Artist bio: Matt Tracy has been making art in Providence since 1999, focused mainly on painting and map-making, with occasional forays into mixed media three-dimensional work. He stopped painting for a few years because he was the co-ownership of an organic vegetable farm turned out to be quite a demanding job, but is thrilled to have returned to a regular studio practice and exhibitions in 2018.

“I’ve been living and working on the Woonasquatucket for 20 years, so I was thrilled to build an installation about the river for the Dirt Palace Window. The piece might be viewed as a diagram of a cycle, maybe physiological, ecological, and historical.

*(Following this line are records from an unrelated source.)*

@@ -262,12 +263,11 @@
     };
     auto tile = [&](auto robust, int ti, KTile& kc, KTile& kn, VTile& vc, VTile& vprev) __attribute__((always_inline)) {
         constexpr bool kRobust = decltype(robust)::value;
-        const int t = kRobust ? ti : phys(ti);
-        const uint32_t vm = __builtin_amdgcn_readlane(vmw, t & 63);
+        uint32_t vm = 0xffffffffu;
+        if constexpr (kRobust) vm = __builtin_amdgcn_readlane(vmw, ti & 63);
         static_for<NQ>([&](auto J) __attribute__((always_inline)) {
             constexpr int j = decltype(J)::value;
             if constexpr (kRobust) softmax_stats(h[j], s[j & 1], q[j], vm, hh);
-            else if (vm != 0xffffffffu) mask_scores(s[j & 1], vm, hh);
             __builtin_amdgcn_sched_barrier(0);
             if constexpr (j == 0) block(kc, q[1], s[1], vprev, pt[(NQ - 1) & 1], h[NQ - 1].o, s[0], pt[0]);
             else if constexpr (j < NQ - 1) block(kc, q[j + 1], s[(j + 1) & 1], vc, pt[(j - 1) & 1], h[j - 1].o, s[j & 1], pt[j & 1]);
@@ -279,6 +279,7 @@
         });
     };
     auto run = [&](auto robust, const int nt, const int rot_) __attribute__((always_inline)) {
+        constexpr bool kRobust = decltype(robust)::value;
         rot = rot_;
         nrun = nt;
 #pragma unroll
@@ -286,7 +287,7 @@
 #pragma unroll
             for (int r = 0; r < 16; ++r) h[j].o[r] = opaque_zero();
         pt[(NQ - 1) & 1].p0 = pt[(NQ - 1) & 1].p1 = u32x4{0u, 0u, 0u, 0u};
-        if (nt > 64) vmw = vmrow[lane];
+        if constexpr (kRobust) vmw = vmrow[lane];
         k_consts(kx);
         k_consts(ky);
         issue_k(kx, phys(0));
@@ -297,13 +298,13 @@
         s[0] = scores(kx, q[0]);
         int t = 0;
         for (; t + 1 < nt; t += 2) {
-            if ((t & 63) == 0 && t) vmw = vmrow[t + lane];
+            if (kRobust && (t & 63) == 0 && t) vmw = vmrow[t + lane];
             tile(robust, t, kx, ky, vx, vy);
             tile(robust, t + 1, ky, kx, vy, vx);
         }
         const bf16x8 lp0 = __builtin_bit_cast(bf16x8, pt[(NQ - 1) & 1].p0), lp1 = __builtin_bit_cast(bf16x8, pt[(NQ - 1) & 1].p1);
         if (t < nt) {
-            if ((t & 63) == 0 && t) vmw = vmrow[t + lane];
+            if (kRobust && (t & 63) == 0 && t) vmw = vmrow[t + lane];
             tile(robust, t, kx, ky, vx, vy);
             h[NQ - 1].o = __builtin_amdgcn_mfma_f32_32x32x16_bf16(__builtin_bit_cast(bf16x8, vx.v0), __builtin_bit_cast(bf16x8, pt[(NQ - 1) & 1].p0), h[NQ - 1].o, 0, 0, 0);
             h[NQ - 1].o = __builtin_amdgcn_mfma_f32_32x32x16_bf16(__builtin_bit_cast(bf16x8, vx.v1), __builtin_bit_cast(bf16x8, pt[(NQ - 1) & 1].p1), h[NQ - 1].o, 0, 0, 0);
diff --git a/mdgen_amd/csrc/k_gemm.hip b/mdgen_amd/csrc/k_gemm.hip
--- a/mdgen_amd/csrc/k_gemm.hip
+++ b/mdgen_amd/csrc/k_gemm.hip
@@ -172,11 +172,29 @@
     }
 }
 
+__device__ __forceinline__ unsigned long long panel_key_validity(const QkvParams& p, int seq, int pos0) {
+    const int len = p.ax.len, pos = pos0 + lane_id();
+    const float mv = p.mk.at(p.ax.token(seq, pos < len ? pos : len - 1));
+    return __ballot(pos == len || (pos < len && mv != 0.f));
+}
+__device__ __forceinline__ void v_valid_dwords(uint32_t vm, int hk, uint32_t (&m)[8]) {
+    const uint32_t vmh = vm >> (4 * hk);
+#pragma unroll
+    for (int j = 0; j < 8; ++j) {
+        const int r0 = 2 * j, r1 = 2 * j + 1;
+        const uint32_t lo = (vmh >> ((r0 & 3) + 8 * (r0 >> 2))) & 1u, hi = (vmh >> ((r1 & 3) + 8 * (r1 >> 2))) & 1u;
+        m[j] = ((0u - lo) & 0x0000ffffu) | ((0u - hi) & 0xffff0000u);
+    }
+}
+
 template <int TT = 2>
 __device__ __forceinline__ void epilogue_v_flash(const f32x16* acc , int w,
                                                  const float* bias_perm, int seq, int ntile, int tile0,
-                                                 unsigned char* __restrict__ vf) {
+                                                 unsigned char* __restrict__ vf, unsigned long long valid) {
     const int lane = lane_id(), hh = lane >> 5, n = lane & 31;
+    uint32_t vm[TT];
+#pragma unroll
+    for (int tt = 0; tt < TT; ++tt) vm[tt] = __builtin_amdgcn_readfirstlane((uint32_t)(valid >> (32 * tt)));
 #pragma unroll
     for (int j = 0; j < 3; ++j) {
         const int col = 32 * j + n;
@@ -189,20 +207,38 @@
             if (tile < ntile) {
                 unsigned char* base = vf + ((long)(seq * kH + head) * ntile + tile) * kFragV + hh * 400 + d * 16;
                 const f32x16 a = acc[tt * 3 + j];
-                *reinterpret_cast<u32x4*>(base) = u32x4{pack_bf16(a[0] + b, a[1] + b), pack_bf16(a[2] + b, a[3] + b),
-                                                         pack_bf16(a[4] + b, a[5] + b), pack_bf16(a[6] + b, a[7] + b)};
-                *reinterpret_cast<u32x4*>(base + 800) =
-                    u32x4{pack_bf16(a[8] + b, a[9] + b), pack_bf16(a[10] + b, a[11] + b),
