struct SaSmallBwdK {
// ... 26 lines not shown
  __shared__ __attribute__((aligned(16))) float dqs[16 * LDH], dks[16 * LDH], dvs[16 * LDH];
  __shared__ __attribute__((aligned(16))) float red[2][4][D];
  __shared__ float smask[16], smx[16], sinv[16], sdel[4][16];
  __shared__ int s_last;
  const int tid = threadIdx.x, lane = tid & 63, w = tid >> 6, l15 = lane & 15, kq = lane >> 4;
  const int h = blockIdx.x, b = blockIdx.y, S = p.S, H = p.H;
  const size_t row0 = (size_t)b * S;
  const size_t bh = (size_t)b * H + h;
  const bool norm = p.flags & MMNAS_F_NORM, resid = p.flags & MMNAS_F_RESIDUAL;
  const bool drop_o = p.drop_out.thresh != 0;

  float4 zv[4][NV], gv[4][NV], av[NV];
#pragma unroll
  for (int g = 0; g < 4; ++g) {
    const int s = min(w + 4 * g, S - 1);
#pragma unroll
    for (int i = 0; i < NV; ++i) {
      const int c = 4 * (lane + 64 * i);
      gv[g][i] = *reinterpret_cast<const float4*>(p.dy + (row0 + s) * D + c);
      zv[g][i] = norm ? *reinterpret_cast<const float4*>(p.z + (row0 + s) * D + c) : make_float4(0.f, 0.f, 0.f, 0.f);
    }
  }
#pragma unroll
  for (int i = 0; i < NV; ++i) av[i] = norm ? *reinterpret_cast<const float4*>(p.ln_a + 4 * (lane + 64 * i)) : make_float4(1.f, 1.f, 1.f, 1.f);
  {
    const int r = tid >> 4, c4 = tid & 15;
    const size_t o = (row0 + (r < S ? r : 0)) * D + 64 * h + 4 * c4;
    float4 q4 = *reinterpret_cast<const float4*>(p.Q + o), k4 = *reinterpret_cast<const float4*>(p.K + o),
           v4 = *reinterpret_cast<const float4*>(p.V + o);
    const bool in = r < S;
    q4.x = in ? q4.x : 0.f; q4.y = in ? q4.y : 0.f; q4.z = in ? q4.z : 0.f; q4.w = in ? q4.w : 0.f;
    k4.x = in ? k4.x : 0.f; k4.y = in ? k4.y : 0.f; k4.z = in ? k4.z : 0.f; k4.w = in ? k4.w : 0.f;
    v4.x = in ? v4.x : 0.f; v4.y = in ? v4.y : 0.f; v4.z = in ? v4.z : 0.f; v4.w = in ? v4.w : 0.f;
    *reinterpret_cast<float4*>(qs + r * LDH + 4 * c4) = q4;
    *reinterpret_cast<float4*>(ks + r * LDH + 4 * c4) = k4;
    *reinterpret_cast<float4*>(vs + r * LDH + 4 * c4) = v4;
    if (tid < 16) {
      smask[tid] = (p.mask && tid < S && p.mask[row0 + tid]) ? 1.f : 0.f;
      smx[tid] = tid < S ? p.stats[(bh * S + tid) * 2] : 0.f;
      sinv[tid] = tid < S ? p.stats[(bh * S + tid) * 2 + 1] : 0.f;
    }
  }
  const float* const wmcol = p.Wm + (size_t)(4 * kq) * D + 64 * h + 16 * w + l15;
  float wmf[2][SPC][4];
#pragma unroll
  for (int s = 0; s < SPC; ++s)
#pragma unroll
    for (int j = 0; j < 4; ++j) wmf[0][s][j] = wmcol[(size_t)(16 * s + j) * D];

  float4 acc_a[NV], acc_b[NV];
#pragma unroll
  for (int i = 0; i < NV; ++i) { acc_a[i] = make_float4(0.f, 0.f, 0.f, 0.f); acc_b[i] = acc_a[i]; }
  auto ln_row = [&](const int g, const float4 (&zrow)[NV], const float4 (&grow)[NV]) __attribute__((always_inline)) {
    const int s = w + 4 * g;
    float4 o[NV];
    if (s >= S) {
#pragma unroll
      for (int i = 0; i < NV; ++i) {
        *reinterpret_cast<float4*>(dts + s * LDX + 4 * (lane + 64 * i)) = make_float4(0.f, 0.f, 0.f, 0.f);
        *reinterpret_cast<float4*>(dzs + s * LDX + 4 * (lane + 64 * i)) = make_float4(0.f, 0.f, 0.f, 0.f);
      }
      return;
    }
    if (norm) {
      float4 v[NV];
      float sm = 0.f;
#pragma unroll
      for (int i = 0; i < NV; ++i) { v[i] = zrow[i]; sm += (v[i].x + v[i].y) + (v[i].z + v[i].w); }
      const float mean = wave_sum(sm) / (float)D;
      float ss = 0.f, sg = 0.f, sgc = 0.f;
#pragma unroll
      for (int i = 0; i < NV; ++i) {
        v[i].x -= mean; v[i].y -= mean; v[i].z -= mean; v[i].w -= mean;
        ss += (v[i].x * v[i].x + v[i].y * v[i].y) + (v[i].z * v[i].z + v[i].w * v[i].w);
        const float gx = grow[i].x * av[i].x, gy = grow[i].y * av[i].y, gz = grow[i].z * av[i].z, gw = grow[i].w * av[i].w;
        sg += (gx + gy) + (gz + gw);
        sgc += (gx * v[i].x + gy * v[i].y) + (gz * v[i].z + gw * v[i].w);
      }
      ss = wave_sum(ss); sg = wave_sum(sg); sgc = wave_sum(sgc);
      const float sd = sqrtf(ss / (float)(D - 1));
      const float sden = sd + p.eps;
      const float inv = 1.0f / sden;
      const float mg = sg / (float)D;
      const float k2 = sgc / ((float)(D - 1) * sd * sden * sden);
#pragma unroll
      for (int i = 0; i < NV; ++i) {
        const float4 gg = grow[i];
        o[i].x = (gg.x * av[i].x - mg) * inv - v[i].x * k2;
        o[i].y = (gg.y * av[i].y - mg) * inv - v[i].y * k2;
        o[i].z = (gg.z * av[i].z - mg) * inv - v[i].z * k2;
        o[i].w = (gg.w * av[i].w - mg) * inv - v[i].w * k2;
        acc_a[i].x += gg.x * v[i].x * inv; acc_a[i].y += gg.y * v[i].y * inv;
        acc_a[i].z += gg.z * v[i].z * inv; acc_a[i].w += gg.w * v[i].w * inv;
        acc_b[i].x += gg.x; acc_b[i].y += gg.y; acc_b[i].z += gg.z; acc_b[i].w += gg.w;
      }
    } else {
#pragma unroll
      for (int i = 0; i < NV; ++i) o[i] = grow[i];
    }
#pragma unroll
    for (int i = 0; i < NV; ++i) {
      const int c = 4 * (lane + 64 * i);
      *reinterpret_cast<float4*>(dzs + s * LDX + c) = o[i];
      if (drop_o) {
        const uint32_t base = (uint32_t)(row0 + s) * (uint32_t)D + (uint32_t)c;
        o[i].x *= drop_mult(p.drop_out, base); o[i].y *= drop_mult(p.drop_out, base + 1);
        o[i].z *= drop_mult(p.drop_out, base + 2); o[i].w *= drop_mult(p.drop_out, base + 3);
      }
      *reinterpret_cast<float4*>(dts + s * LDX + c) = o[i];
    }
  };
  ln_row(0, zv[0], gv[0]); ln_row(1, zv[1], gv[1]); ln_row(2, zv[2], gv[2]); ln_row(3, zv[3], gv[3]);
  if (norm && h == 0) {
#pragma unroll
    for (int i = 0; i < NV; ++i) {
      *reinterpret_cast<float4*>(&red[0][w][4 * (lane + 64 * i)]) = acc_a[i];
      *reinterpret_cast<float4*>(&red[1][w][4 * (lane + 64 * i)]) = acc_b[i];
    }
  }
  __syncthreads();
  if (norm && h == 0 && p.lnpart) {
    for (int idx = tid; idx < 2 * (D / 4); idx += 256) {
      const int wh = idx / (D / 4), c = 4 * (idx - wh * (D / 4));
      const float4 r0 = *reinterpret_cast<const float4*>(&red[wh][0][c]), r1 = *reinterpret_cast<const float4*>(&red[wh][1][c]);
      const float4 r2 = *reinterpret_cast<const float4*>(&red[wh][2][c]), r3 = *reinterpret_cast<const float4*>(&red[wh][3][c]);
      *reinterpret_cast<float4*>(p.lnpart + ((size_t)b * 3 + wh) * D + c) =
          make_float4((r0.x + r1.x) + (r2.x + r3.x), (r0.y + r1.y) + (r2.y + r3.y), (r0.z + r1.z) + (r2.z + r3.z), (r0.w + r1.w) + (r2.w + r3.w));
    }
  }
  if (p.dt) {
    const int r = tid >> 4, c4 = tid & 15;
    if (r < S) *reinterpret_cast<float4*>(p.dt + (row0 + r) * D + 64 * h + 4 * c4) = *reinterpret_cast<const float4*>(dts + r * LDX + 64 * h + 4 * c4);
  }

  f32x4 ga = (f32x4){0.f, 0.f, 0.f, 0.f};
#pragma unroll
  for (int c = 0; c < NCH; ++c) {
    if (c + 1 < NCH) {
#pragma unroll
      for (int s = 0; s < SPC; ++s)
#pragma unroll
        for (int j = 0; j < 4; ++j) wmf[(c + 1) & 1][s][j] = wmcol[(size_t)(KC * (c + 1) + 16 * s + j) * D];
    }
    __builtin_amdgcn_sched_barrier(0);
#pragma unroll
    for (int s = 0; s < SPC; ++s) {
      const float4 a = *reinterpret_cast<const float4*>(dts + l15 * LDX + KC * c + 16 * s + 4 * kq);
      ga = mfma16(a.x, wmf[c & 1][s][0], ga);
      ga = mfma16(a.y, wmf[c & 1][s][1], ga);
      ga = mfma16(a.z, wmf[c & 1][s][2], ga);
      ga = mfma16(a.w, wmf[c & 1][s][3], ga);
    }
  }
#pragma unroll
  for (int r = 0; r < 4; ++r) gs[(4 * kq + r) * LDH + 16 * w + l15] = ga[r];

  const float* const wsrc[3] = {p.Wq, p.Wk, p.Wv};
  float4 wf[2][2][4][NTB];
  auto wload = [&](int u, float4 (&dst)[2][4][NTB]) __attribute__((always_inline)) {
    const float* const base = wsrc[u >> 1] + (size_t)(64 * h + 32 * (u & 1) + 4 * kq) * D + 4 * l15;
#pragma unroll
    for (int s2 = 0; s2 < 2; ++s2)
#pragma unroll
      for (int j = 0; j < 4; ++j)
#pragma unroll
        for (int tb = 0; tb < NTB; ++tb)
          dst[s2][j][tb] = *reinterpret_cast<const float4*>(base + (size_t)(16 * s2 + j) * D + 64 * (w + 4 * tb));
  };
  wload(0, wf[0]);
  __syncthreads();

  f32x4 scT = (f32x4){0.f, 0.f, 0.f, 0.f}, scN = scT, dAT = scT, dAN = scT;
#pragma unroll
  for (int s = 0; s < 4; ++s) {
    const float4 kf = *reinterpret_cast<const float4*>(ks + l15 * LDH + 16 * s + 4 * kq);
    const float4 qf = *reinterpret_cast<const float4*>(qs + l15 * LDH + 16 * s + 4 * kq);
    const float4 vf = *reinterpret_cast<const float4*>(vs + l15 * LDH + 16 * s + 4 * kq);
    const float4 gf = *reinterpret_cast<const float4*>(gs + l15 * LDH + 16 * s + 4 * kq);
    MFMA16x4(scT, kf, qf)
    MFMA16x4(scN, qf, kf)
    MFMA16x4(dAT, vf, gf)
    MFMA16x4(dAN, gf, vf)
  }
  float dzT[4], aN[4], dzN[4];
  {
    const float mx = smx[l15], inv = sinv[l15];
    float pr[4], dm[4], dl = 0.f;
#pragma unroll
    for (int r = 0; r < 4; ++r) {
      const int key = 4 * kq + r;
      const bool ok = l15 < S && key < S;
      float v = scT[r] * 0.125f;
      if (smask[key] != 0.f) v = -1e9f;
      pr[r] = ok ? __expf(v - mx) * inv : 0.f;
      dm[r] = drop_mult(p.drop_att, (uint32_t)((bh * S + l15) * S + key));
      dl += dAT[r] * (pr[r] * dm[r]);
    }
    dl += __shfl_xor(dl, 16, 64);
    dl += __shfl_xor(dl, 32, 64);
#pragma unroll
    for (int r = 0; r < 4; ++r) {
      const int key = 4 * kq + r;
      const bool live = l15 < S && key < S && smask[key] == 0.f;
      dzT[r] = live ? pr[r] * (dAT[r] * dm[r] - dl) * 0.125f : 0.f;
    }
    if (kq == 0) sdel[w][l15] = dl;
  }
  __syncthreads();
  {
    const bool masked = smask[l15] != 0.f;
#pragma unroll
    for (int r = 0; r < 4; ++r) {
      const int q = 4 * kq + r;
      const bool ok = l15 < S && q < S;
      float v = scN[r] * 0.125f;
      if (masked) v = -1e9f;
      const float pr = ok ? __expf(v - smx[q]) * sinv[q] : 0.f;
      const float dm = drop_mult(p.drop_att, (uint32_t)((bh * S + q) * S + l15));
      aN[r] = pr * dm;
      dzN[r] = (ok && !masked) ? pr * (dAN[r] * dm - sdel[w][q]) * 0.125f : 0.f;
    }
  }
  f32x4 dq = (f32x4){0.f, 0.f, 0.f, 0.f}, dk = dq, dv = dq;
#pragma unroll
  for (int r = 0; r < 4; ++r) {
    const int o = (4 * kq + r) * LDH + 16 * w + l15;
    dv = mfma16(aN[r], gs[o], dv);
    dq = mfma16(dzT[r], ks[o], dq);
    dk = mfma16(dzN[r], qs[o], dk);
  }
#pragma unroll
  for (int r = 0; r < 4; ++r) {
    const int s = 4 * kq + r, o = s * LDH + 16 * w + l15;
    dqs[o] = dq[r]; dks[o] = dk[r]; dvs[o] = dv[r];
    if (s < S) {
      const size_t go = (row0 + s) * D + 64 * h + 16 * w + l15;
      p.dQ[go] = dq[r]; p.dK[go] = dk[r]; p.dV[go] = dv[r];
    }
  }
  __syncthreads();

  f32x4 px[NTB][4];
#pragma unroll
  for (int tb = 0; tb < NTB; ++tb)
#pragma unroll
    for (int e = 0; e < 4; ++e) px[tb][e] = (f32x4){0.f, 0.f, 0.f, 0.f};
  const float* const asrc[3] = {dqs, dks, dvs};
#pragma unroll
  for (int u = 0; u < 6; ++u) {
    if (u + 1 < 6) wload(u + 1, wf[(u + 1) & 1]);
    __builtin_amdgcn_sched_barrier(0);
#pragma unroll
    for (int s2 = 0; s2 < 2; ++s2) {
      const float4 a = *reinterpret_cast<const float4*>(asrc[u >> 1] + l15 * LDH + 32 * (u & 1) + 16 * s2 + 4 * kq);
      const float aj[4] = {a.x, a.y, a.z, a.w};
#pragma unroll
      for (int j = 0; j < 4; ++j)
#pragma unroll
        for (int tb = 0; tb < NTB; ++tb) {
          const float4 bw = wf[u & 1][s2][j][tb];
          px[tb][0] = mfma16(aj[j], bw.x, px[tb][0]);
          px[tb][1] = mfma16(aj[j], bw.y, px[tb][1]);
          px[tb][2] = mfma16(aj[j], bw.z, px[tb][2]);
          px[tb][3] = mfma16(aj[j], bw.w, px[tb][3]);
        }
    }
  }
  float* const slot = p.part + (bh * 16) * D;
#pragma unroll
  for (int tb = 0; tb < NTB; ++tb)
#pragma unroll
    for (int r = 0; r < 4; ++r) {
      float* const dst = slot + (4 * kq + r) * D + 64 * (w + 4 * tb) + 4 * l15;
      st_agent_f2(dst, px[tb][0][r], px[tb][1][r]);
      st_agent_f2(dst + 2, px[tb][2][r], px[tb][3][r]);
    }
  asm volatile("s_waitcnt vmcnt(0)" ::: "memory");
  __syncthreads();
  if (tid == 0) s_last = __hip_atomic_fetch_add(p.cnt + b, 1, __ATOMIC_RELAXED, __HIP_MEMORY_SCOPE_AGENT) == H - 1;
  __syncthreads();
  if (!s_last) return;
  if (tid == 0) __hip_atomic_store(p.cnt + b, 0, __ATOMIC_RELAXED, __HIP_MEMORY_SCOPE_AGENT);

  constexpr int RG = D == 256 ? 4 : 2;
  const __amdgpu_buffer_rsrc_t prsrc =
      __builtin_amdgcn_make_buffer_rsrc((void*)(p.part + (size_t)b * HH * 16 * D), 0, (unsigned)(HH * 16 * D * 4), 0x00020000);
#pragma unroll 1
  for (int g = 0; g < 4 / RG; ++g) {
    u32x4s t[RG][HH][NV];
#pragma unroll
    for (int rr = 0; rr < RG; ++rr) {
      const int s = min(w + 4 * (g * RG + rr), 15);
#pragma unroll
      for (int hh = 0; hh < HH; ++hh)
#pragma unroll
        for (int i = 0; i < NV; ++i)
          t[rr][hh][i] = __builtin_amdgcn_raw_buffer_load_b128(prsrc, (unsigned)(((hh * 16 + s) * D + 4 * (lane + 64 * i)) * 4), 0, 16 );
    }
#pragma unroll
    for (int rr = 0; rr < RG; ++rr) {
      const int s = w + 4 * (g * RG + rr);
      if (s >= S) continue;
#pragma unroll
      for (int i = 0; i < NV; ++i) {
        float4 v = make_float4(0.f, 0.f, 0.f, 0.f);
#pragma unroll
        for (int hh = 0; hh < HH; ++hh) {
          v.x += __uint_as_float(t[rr][hh][i].x); v.y += __uint_as_float(t[rr][hh][i].y);
          v.z += __uint_as_float(t[rr][hh][i].z); v.w += __uint_as_float(t[rr][hh][i].w);
        }
        if (resid) {
          const float4 zz = *reinterpret_cast<const float4*>(dzs + s * LDX + 4 * (lane + 64 * i));
          v.x += zz.x; v.y += zz.y; v.z += zz.z; v.w += zz.w;
        }
        *reinterpret_cast<float4*>(p.dx + (row0 + s) * D + 4 * (lane + 64 * i)) = v;
      }
    }
  }
}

As I built the installation, I began to think about and grow specimens of an invasive exotic plant called Japanese Knotweed which has become endemic to the watershed. It is destructive to native plant and animal communities but spreads very quickly and is extremely difficult to get rid of. The argument  around whether to eradicate, manage, or ignore these exotic invasive in our ecosystems has a long and freighted history, and meanwhile the plants seem to basically be here to stay at this point. Japanese Knotweed, then, began to serve as a symbol for the bigger, scarier threat of climate change, which is harder and way more somber to talk about, but that I couldn’t stop thinking about as I worked on this piece.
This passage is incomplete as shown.